* What you should do
Do any lines in the data below contain "kStreamSlab"? If so, copy every one of them.

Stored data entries
________
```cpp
Switches read_switches() {
    Switches s;
#ifdef PWAF_PROFILING
    const auto set = [](const char *name) { return getenv(name) != nullptr; };
    s.sync_each = set("PWAF_SYNC_EACH");
    if (set("PWAF_DEBUG_SKIP")) s.debug_skip = (uint32_t)strtoul(getenv("PWAF_DEBUG_SKIP"), nullptr, 0);
    s.attr_prio = set("PWAF_ATTR_PRIO");
    s.placement = set("PWAF_PLACEMENT") ? atoi(getenv("PWAF_PLACEMENT")) : set("PWAF_ATTR_INLINE") ? 1 : set("PWAF_ATTR_EARLY") ? 3 : 2;
    s.skip_attr = set("PWAF_SKIP_ATTR");
    s.skip_ipres = set("PWAF_SKIP_IPRES") || s.skip_attr;
    if (set("PWAF_LIST_SHAPE")) s.list_shape = (long)(uint32_t)atoi(getenv("PWAF_LIST_SHAPE"));
    if (set("PWAF_FILTER_DEBUG_SKIP")) s.filter_debug_skip = (uint32_t)atoi(getenv("PWAF_FILTER_DEBUG_SKIP"));
    s.attr_after_compact = set("PWAF_ATTR_AFTER_COMPACT");
    s.dump_counts = set("PWAF_DUMP_COUNTS");
    s.skip_identity = set("PWAF_SKIP_IDENTITY");
    s.side_priority_high = set("PWAF_SIDE_PRIORITY_HIGH");
    s.no_packed_staging = set("PWAF_NO_PACKED_STAGING");
// ... 374 lines not shown
int pwaf_engine_residual_mode(const pwaf_engine *e) {
    if (!e || e->prog.p->n_residual == 0) return 0;
    return e->residual_jit.function ? 2 : 1;
}
const char *pwaf_engine_residual_fallback(const pwaf_engine *e) { return e ? e->residual_note.c_str() : ""; }
int pwaf_engine_address_tables(const pwaf_engine *e, uint32_t out[8]) {
    if (!e || !out) return fail(PWAF_E_INVALID_ARG, "pwaf_engine_address_tables: NULL argument");
    const Program &P = *e->prog.p;
    VerdictArgs v{};
    set_trie_args(e, v);
    out[0] = e->dir_n_esc;
    out[1] = e->dir_chunks.p ? e->dir_n_vals : 0u;
    out[2] = e->dir_summary.p ? 1u : 0u;
    out[3] = e->dir_sum_shift;
    out[4] = e->dir_common;
    out[5] = v.ipres_packed;
    out[6] = e->n_classes;
    out[7] = P.set_words ? (uint32_t)(P.set_masks.size() / P.set_words) : 1u;
    return PWAF_OK;
}
int pwaf_engine_coarse_tables(const pwaf_engine *e, uint32_t out[16]) {
    if (!e || !out) return fail(PWAF_E_INVALID_ARG, "pwaf_engine_coarse_tables: NULL argument");
    const IpresShape sh = ipres_shape();
    for (int i = 0; i < 16; i++) out[i] = 0;
    out[0] = e->dir_coarse.p ? 1u : 0u;
    out[1] = e->dir_coarse_shift;
    out[2] = e->dir_coarse_bytes;
    out[3] = e->dir_coarse_set;
    out[4] = e->dir_summary_set;
    out[5] = e->dir_coarse.p ? sh.threads : 256u;
    out[6] = e->dir_coarse.p ? sh.wg_per_cu : 8u;
    return PWAF_OK;
}
int pwaf_engine_filter_flags(pwaf_engine *e, uint32_t group, uint32_t info[8], uint64_t *rows, size_t cap_rows, uint32_t *per_slab, uint32_t *pair_base, size_t cap_slabs) {
    if (!e || !info) return fail(PWAF_E_INVALID_ARG, "pwaf_engine_filter_flags: NULL argument");
    if (group >= e->groups.size() || !e->groups[group].filtered) return fail(PWAF_E_INVALID_ARG, "pwaf_engine_filter_flags: pass " + std::to_string(group) + " has no prefilter");
    HIP_TRY(hipSetDevice(e->device));
    Scratch *S = nullptr;
    for (auto &c : e->ctx) {
        std::lock_guard<std::mutex> lock(c->mu);
        if (!c->used || !(c->last_own || c->last == nullptr)) continue;
        if (S) return fail(PWAF_E_INVALID_ARG, "pwaf_engine_filter_flags: host batches and default-stream device batches were mixed on this engine: which came last is not recorded");
        S = c.get();
    }
    if (!S) return fail(PWAF_E_INVALID_ARG, "pwaf_engine_filter_flags: the engine has evaluated nothing");
    std::lock_guard<std::mutex> lock(S->mu);
    HIP_TRY(hipEventSynchronize(S->done));
    uint32_t fi = 0;
    for (uint32_t k = 0; k < group; k++) fi += e->groups[k].filtered ? 1u : 0u;
    for (int i = 0; i < 8; i++) info[i] = 0;
    info[2] = e->groups[group].filter.stride;
    info[3] = e->groups[group].confirm ? 1u : 0u;
    info[5] = PWAF_FILTER_SLAB_ROWS;
    static_assert(PWAF_FILTER_SLAB_ROWS == kStreamSlab / 1024, "one 64-bit word per KiB row of a slab");
    if (fi >= S->last_filter.size()) return PWAF_OK;
    const FilterArgs &f = S->last_filter[fi];
    const size_t slabs = (size_t)(((uint64_t)f.total + kStreamSlab - 1) / kStreamSlab) - f.slab0;
    info[0] = f.slab0;
    info[1] = (uint32_t)slabs;
    info[2] = f.stride;
    info[3] = f.pairs ? 1u : 0u;
    if ((rows && cap_rows < slabs * PWAF_FILTER_SLAB_ROWS) || ((per_slab || pair_base) && cap_slabs < slabs))
        return fail(PWAF_E_INVALID_ARG, "pwaf_engine_filter_flags: the pass streamed " + std::to_string(slabs) + " slabs, the arrays are shorter");
    if (f.pairs) HIP_TRY(hipMemcpy(&info[4], f.pair_count, 4, hipMemcpyDeviceToHost));
    if (!slabs) return PWAF_OK;
    if (rows) HIP_TRY(hipMemcpy(rows, f.chunk_bits, slabs * PWAF_FILTER_SLAB_ROWS * 8, hipMemcpyDeviceToHost));
// ... 108 lines not shown
```

pingoo_amd/csrc/engine_impl.h:

```cpp
#pragma once
#include <hip/hip_runtime_api.h>

#include <cstdio>
#include <algorithm>
#include <cstring>
#include <memory>
#include <mutex>
#include <string>
#include <vector>

#include "kernels.h"
#include "program_handle.h"
#include "scanplan.h"
#include "staging.h"
#include "tableplan.h"

#define HIP_TRY(expr)                                                                                              \
    do {                                                                                                           \
        hipError_t _e = (expr);                                                                                    \
        if (_e != hipSuccess) return pwaf::fail(PWAF_E_DEVICE, std::string(#expr) + ": " + hipGetErrorString(_e)); \
    } while (0)

#pragma GCC visibility push(hidden)
namespace pwaf {
// ... 160 lines not shown
            if (ev) (void)hipEventDestroy(ev);
        if (stream) (void)hipStreamDestroy(stream);
        if (side) (void)hipStreamDestroy(side);
        for (hipEvent_t ev : {ev_fork, ev_join, done})
            if (ev) (void)hipEventDestroy(ev);
    }
};
static constexpr size_t kContexts = 3;

struct pwaf_engine : pwaf::PlanShape, pwaf::PassShape {
    using DevBuf = pwaf::DevBuf;
    pwaf_program prog;
    int device = 0;
    std::vector<std::unique_ptr<Scratch>> ctx;
    size_t next_ctx = 0;
    std::vector<pwaf::DevGroup> groups;
    DevBuf num_atoms, bit_atoms , trig_off, trig_rules, always_rules, country_luts , rules, lits, set_masks;
    DevBuf lazy_atoms;
    DevBuf short_atoms;
    DevBuf class_rows, dir_esc, leaf_root, geo_leaf_root;
    DevBuf iu_vals[2], iu_masks[2];
    DevBuf ip_root4, ip_root6, ip_nodes, geo_root4, geo_root6, geo_nodes, geo_recs;
    std::mutex mu;
    std::mutex prof_mu;
    DevBuf residual_errors;
    std::string residual_note;
    pwaf::JitKernel residual_jit;
    DevBuf rules_unrouted;
    DevBuf residual_blob, geo_rec_root4, geo_rec_root6, geo_rec_nodes;
    DevBuf pass_base, colmask, dir24 , dir_chunks, dir_vals, dir_summary;
    uint32_t dir_sum_shift = 0, dir_common = 0;
    DevBuf dir_coarse;
    uint32_t dir_coarse_shift = 0, dir_coarse_bytes = 0, dir_coarse_set = 0, dir_summary_set = 0;
    uint32_t dir_n_esc = 0, dir_n_vals = 0;
    bool geo_answers = false;
    DevBuf georec_chunks, georec_vals, georec_summary;
    uint32_t georec_shift = 0, georec_common = 0, georec_n_esc = 0, georec_n_vals = 0;
    std::vector<double> mean_len;
    pwaf::ListPlan list_plan;
    DevBuf pass_table;
    uint32_t n_fields = PWAF_N_FIELDS;
    int profiling = 0;
    std::vector<hipEvent_t> ev;
    std::vector<pwaf_kernel_time> times;
    std::vector<std::pair<size_t, size_t>> time_ev;
    size_t n_timed = 0;
    uint32_t n_cus = 256;
};
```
________
* Your solution
    static_assert(PWAF_FILTER_SLAB_ROWS == kStreamSlab / 1024, "one 64-bit word per KiB row of a slab");
    const size_t slabs = (size_t)(((uint64_t)f.total + kStreamSlab - 1) / kStreamSlab) - f.slab0;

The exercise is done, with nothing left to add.